# zxhuang1698/ShapeClipper

Hardware: AMD Instinct MI355X
Metric: train-step images/sec (Pix3D cfg, bs32/GPU) (higher is better)
Workload: dtype f32 (bf16x3-split MFMA, fp32 accumulate)

## Files before the change

### shapeclipper_amd/csrc/block.hip

```cpp
#include <hip/hip_runtime.h>
#include <stdint.h>

#include "shapeclipper_hip.h"


extern "C" int sc_basic_block_forward(const sc_block_args* a, void* stream) {
    if (!a || a->batch <= 0 || a->channels <= 0) return (int)hipErrorInvalidValue;
    const int B = a->batch, C = a->channels, hw = a->hw, HW = hw * hw, G = a->groups;
    auto conv = a->split ? sc_conv3x3_forward_split : sc_conv3x3_forward;
    int rc = conv(a->x, a->pf1, a->y1, a->conv_ws, B, C, C, hw, stream);
    if (rc) return rc;
    rc = sc_bn_act_forward(a->y1, nullptr, a->g1, a->b1, a->a1, a->st1, a->st1 + (size_t)G * C, a->rm1, a->rv1, a->nt1, a->bn_ws, B, C, HW, 1,
                           a->training, G, a->eps1, a->mom1, stream);
    if (rc) return rc;
    rc = conv(a->a1, a->pf2, a->y2, a->conv_ws, B, C, C, hw, stream);
    if (rc) return rc;
    return sc_bn_act_forward(a->y2, a->x, a->g2, a->b2, a->out, a->st2, a->st2 + (size_t)G * C, a->rm2, a->rv2, a->nt2, a->bn_ws, B, C, HW, 1,
                             a->training, G, a->eps2, a->mom2, stream);
}

extern "C" int sc_basic_block_backward(const sc_block_args* a, void* stream) {
    if (!a || a->batch <= 0 || a->channels <= 0 || !a->d_out) return (int)hipErrorInvalidValue;
    const int B = a->batch, C = a->channels, hw = a->hw, HW = hw * hw, G = a->groups;
    auto conv = a->split ? sc_conv3x3_forward_split : sc_conv3x3_forward;
    auto wgrad = a->split ? sc_conv3x3_wgrad_split : sc_conv3x3_wgrad;
    int rc = sc_bn_act_backward(a->d_out, a->y2, a->out, a->g2, a->b2, a->st2, a->st2 + (size_t)G * C, a->bn_ws, a->dy2, a->need_dx ? a->dres : nullptr,
                                a->dgb2, a->dgb2 + C, B, C, HW, 1, a->training, G, stream);
    if (rc) return rc;
    rc = conv(a->dy2, a->pb2, a->da1, a->conv_ws, B, C, C, hw, stream);
    if (rc) return rc;
    if (a->gw2) {
        rc = wgrad(a->dy2, a->a1, a->gw2, a->wgrad_ws, B, C, C, hw, stream);
        if (rc) return rc;
    }
    rc = sc_bn_act_backward(a->da1, a->y1, nullptr, a->g1, a->b1, a->st1, a->st1 + (size_t)G * C, a->bn_ws, a->dy1, nullptr, a->dgb1, a->dgb1 + C, B,
                            C, HW, 1, a->training, G, stream);
    if (rc) return rc;
    if (a->need_dx) {
        rc = sc_conv3x3_forward_add(a->dy1, a->pb1, a->dres, a->dx, a->conv_ws, B, C, C, hw, a->split, stream);
        if (rc) return rc;
    }
    if (a->gw1) rc = wgrad(a->dy1, a->x, a->gw1, a->wgrad_ws, B, C, C, hw, stream);
    return rc;
}
```

### shapeclipper_amd/csrc/conv3x3.hip

```cpp
#include <hip/hip_runtime.h>

#include <map>
#include <mutex>
#include <tuple>
#include <vector>

#include "grid_cus.hpp"
#include "shapeclipper_hip.h"

#ifndef SC_CONV_SPANS
#define SC_CONV_SPANS 1
#endif
#ifndef SC_CONV_ABLATE
#define SC_CONV_ABLATE 0
#endif

namespace sc {

#ifdef SC_CONV_PROFILE
__device__ unsigned long long* conv_prof_buf = nullptr;
#define CV_STAMP(ID) { const unsigned long long t_ = __builtin_amdgcn_s_memrealtime(); if (conv_prof_buf && tid == 0) conv_prof_buf[(size_t)g * 32 + (ID)] = t_; }
#else
#define CV_STAMP(ID)
#endif

typedef float f32x16 __attribute__((ext_vector_type(16)));
typedef __bf16 cv_bf16x8 __attribute__((ext_vector_type(8)));
typedef __bf16 cv_bf16x2 __attribute__((ext_vector_type(2)));
typedef __attribute__((address_space(3))) void* lptr_cv_t;
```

::::

About this task: The whole listing is to be transcribed exactly.

Response:
# zxhuang1698/ShapeClipper

Hardware: AMD Instinct MI355X
Metric: train-step images/sec (Pix3D cfg, bs32/GPU) (higher is better)
Workload: dtype f32 (bf16x3-split MFMA, fp32 accumulate)

## Files before the change

### shapeclipper_amd/csrc/block.hip

```cpp
#include <hip/hip_runtime.h>
#include <stdint.h>

#include "shapeclipper_hip.h"


extern "C" int sc_basic_block_forward(const sc_block_args* a, void* stream) {
    if (!a || a->batch <= 0 || a->channels <= 0) return (int)hipErrorInvalidValue;
    const int B = a->batch, C = a->channels, hw = a->hw, HW = hw * hw, G = a->groups;
    auto conv = a->split ? sc_conv3x3_forward_split : sc_conv3x3_forward;
    int rc = conv(a->x, a->pf1, a->y1, a->conv_ws, B, C, C, hw, stream);
    if (rc) return rc;
    rc = sc_bn_act_forward(a->y1, nullptr, a->g1, a->b1, a->a1, a->st1, a->st1 + (size_t)G * C, a->rm1, a->rv1, a->nt1, a->bn_ws, B, C, HW, 1,
                           a->training, G, a->eps1, a->mom1, stream);
    if (rc) return rc;
    rc = conv(a->a1, a->pf2, a->y2, a->conv_ws, B, C, C, hw, stream);
    if (rc) return rc;
    return sc_bn_act_forward(a->y2, a->x, a->g2, a->b2, a->out, a->st2, a->st2 + (size_t)G * C, a->rm2, a->rv2, a->nt2, a->bn_ws, B, C, HW, 1,
                             a->training, G, a->eps2, a->mom2, stream);
}

extern "C" int sc_basic_block_backward(const sc_block_args* a, void* stream) {
    if (!a || a->batch <= 0 || a->channels <= 0 || !a->d_out) return (int)hipErrorInvalidValue;
    const int B = a->batch, C = a->channels, hw = a->hw, HW = hw * hw, G = a->groups;
    auto conv = a->split ? sc_conv3x3_forward_split : sc_conv3x3_forward;
    auto wgrad = a->split ? sc_conv3x3_wgrad_split : sc_conv3x3_wgrad;
    int rc = sc_bn_act_backward(a->d_out, a->y2, a->out, a->g2, a->b2, a->st2, a->st2 + (size_t)G * C, a->bn_ws, a->dy2, a->need_dx ? a->dres : nullptr,
                                a->dgb2, a->dgb2 + C, B, C, HW, 1, a->training, G, stream);
    if (rc) return rc;
    rc = conv(a->dy2, a->pb2, a->da1, a->conv_ws, B, C, C, hw, stream);
    if (rc) return rc;
    if (a->gw2) {
        rc = wgrad(a->dy2, a->a1, a->gw2, a->wgrad_ws, B, C, C, hw, stream);
        if (rc) return rc;
    }
    rc = sc_bn_act_backward(a->da1, a->y1, nullptr, a->g1, a->b1, a->st1, a->st1 + (size_t)G * C, a->bn_ws, a->dy1, nullptr, a->dgb1, a->dgb1 + C, B,
                            C, HW, 1, a->training, G, stream);
    if (rc) return rc;
    if (a->need_dx) {
        rc = sc_conv3x3_forward_add(a->dy1, a->pb1, a->dres, a->dx, a->conv_ws, B, C, C, hw, a->split, stream);
        if (rc) return rc;
    }
    if (a->gw1) rc = wgrad(a->dy1, a->x, a->gw1, a->wgrad_ws, B, C, C, hw, stream);
    return rc;
}
```

### shapeclipper_amd/csrc/conv3x3.hip

```cpp
#include <hip/hip_runtime.h>

#include <map>
#include <mutex>
#include <tuple>
#include <vector>

#include "grid_cus.hpp"
#include "shapeclipper_hip.h"

#ifndef SC_CONV_SPANS
#define SC_CONV_SPANS 1
#endif
#ifndef SC_CONV_ABLATE
#define SC_CONV_ABLATE 0
#endif

namespace sc {

#ifdef SC_CONV_PROFILE
__device__ unsigned long long* conv_prof_buf = nullptr;
#define CV_STAMP(ID) { const unsigned long long t_ = __builtin_amdgcn_s_memrealtime(); if (conv_prof_buf && tid == 0) conv_prof_buf[(size_t)g * 32 + (ID)] = t_; }
#else
#define CV_STAMP(ID)
#endif

typedef float f32x16 __attribute__((ext_vector_type(16)));
typedef __bf16 cv_bf16x8 __attribute__((ext_vector_type(8)));
typedef __bf16 cv_bf16x2 __attribute__((ext_vector_type(2)));
typedef __attribute__((address_space(3))) void* lptr_cv_t;
```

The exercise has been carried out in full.